Hi guys. Ok I'm working on this problem, it's more theoretical than anything.

I'll try to explain as best I can. Let's say you have a runner going past the following points up till and past 30 m:

Distance (x) of x1=0, x2=4, x3=9, x4=20, and x5=30m
the times to these intervals are 0, 1.0s, 2.0s, 3.0s and 5.0s.

Now if all I did to find velocity was V=d/t, this would only give me an average velocity over that time. Now if I wanted to find the velocity right at that time point, I was told to use the central difference method:

V at time 3.0s = (Distance at x4- distance at x2)/(time from distance x2 to distance x4)

This should give me the velocity at that point?
Now the BIG question is? how am I suppose to do it for those values at the end and at the beginning, ie. when time is 5.0 secs?

Thanks guys.

 

[Astronuc]

Well, x = 0 at t = 0, and I believe, v(0) = 0. x (0) =0 and v(0) = 0 are specified initial conditions.

Often one is solving the differential equation via central difference, e.g.

www.mate.tue.nl/~piet/inf/disco/pdf/cendif.pdf

http://mceer-nt4.mceer.buffalo.edu/...esearch/ANCER/Activities/2004/wu_b_edpmrc.pdf

But in this case, one is starting with data.
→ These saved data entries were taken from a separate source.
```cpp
bool hwgrad_f32_supported(int NB, int H, int W, int Cs, int Co) {
  int th, tw, img;
  if (Cs % 32 || Co % 32) return false;
  if (!hw_geometry(H, W, &th, &tw, &img) || NB % img) return false;
  return (long)NB * H * W * (Cs > Co ? Cs : Co) * 4 < (1l << 31);
}

int hwgrad_f32_splits(int NB, int H, int W, int Cs, int Co) { return hwgrad_splits(NB, H, W, 2 * Cs, 2 * Co); }

void hwgrad_f32(HWArgs a, int splits, hipStream_t s) {
  if (!hwgrad_f32_supported(a.NB, a.H, a.W, a.Cs, a.Co) || a.ntaps != 9)
    throw std::runtime_error("hwgrad_f32: unsupported shape");
  for (int t = 0; t < 9; ++t)
    if (a.tap_dy[t] != t / 3 - 1 || a.tap_dx[t] != t % 3 - 1) throw std::runtime_error("hwgrad_f32: 3x3 pad-1 taps only");
  if (splits != hwgrad_f32_splits(a.NB, a.H, a.W, a.Cs, a.Co)) throw std::runtime_error("hwgrad_f32: split count mismatch");
// ... 264 lines not shown
```

Before: 92160 images/sec.

## Group same-shape 3x3 weight-gradient convolutions into one multi-problem hwgrad launch

New measurement: 92480 images/sec (median of 6 runs). Within noise of the previous version (+0.4%).

```diff
diff --git a/dcnn_amd/csrc/host/dcnn/ops.hpp b/dcnn_amd/csrc/host/dcnn/ops.hpp
--- a/dcnn_amd/csrc/host/dcnn/ops.hpp
+++ b/dcnn_amd/csrc/host/dcnn/ops.hpp
@@ -2,6 +2,8 @@
 #include <cstdint>
 
 namespace dcnn {
+
+class Tensor;
 
 struct ConvShape {
   int N, C, H, W, Co, KH, KW, SH, SW, PH, PW, OH, OW;
@@ -52,7 +54,8 @@
 namespace gpu_ops {
 void begin_deferred_reduce();
 void end_deferred_reduce();
-void flush_deferred_reduce();
+void flush_deferred_reduce(bool keep_group = false);
+const float* pending_wgrad_end();
 void set_fault(int f);
 void input_to_nhwc(const float* x, void* y, int N, int C, int HW);
 void nhwc_to_nchw(const void* x, void* y, int N, int HW, int C);
@@ -75,6 +78,7 @@
 void weight_transpose(const void* w, void* wt, int Co, int T, int C);
 void multi_weight_transpose(const int64_t* table, int n, long max_tiles);
 void conv_wgrad(const void* dy, const void* x, float* gw, float* gb, const ConvShape& s);
+void conv_wgrad(const Tensor& dy, const Tensor& x, float* gw, float* gb, const ConvShape& s);
 void dwconv_fwd(const void* x, const void* w, const float* bias, void* y, const ConvShape& s);
 void dwconv_dgrad(const void* dy, const void* w, void* dx, const ConvShape& s, const void* residual = nullptr);
 void dwconv_wgrad(const void* dy, const void* x, float* gw, float* gb, const ConvShape& s);
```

One possibility would be to estimate the acceleration at t5 and extrapolate a velocity at t6. In the case of a runner, one would probably find that v reaches some asymptote.

 

[cyberjaya]

ya good.

ok, here is my questions.

the CDM (Central Difference Method) is used to try to find the velocity of the point at specific time. in numerical analysis, above case is actually first order derivatives generated by CDM of first order, am i correct?

so my question is

1) how to generate 3rd order derivatives using CDM of first order... or is it possible?
2) if first order derivatives means velocity in physics, then please give the meaning of 2nd order and 3rd order.

thanks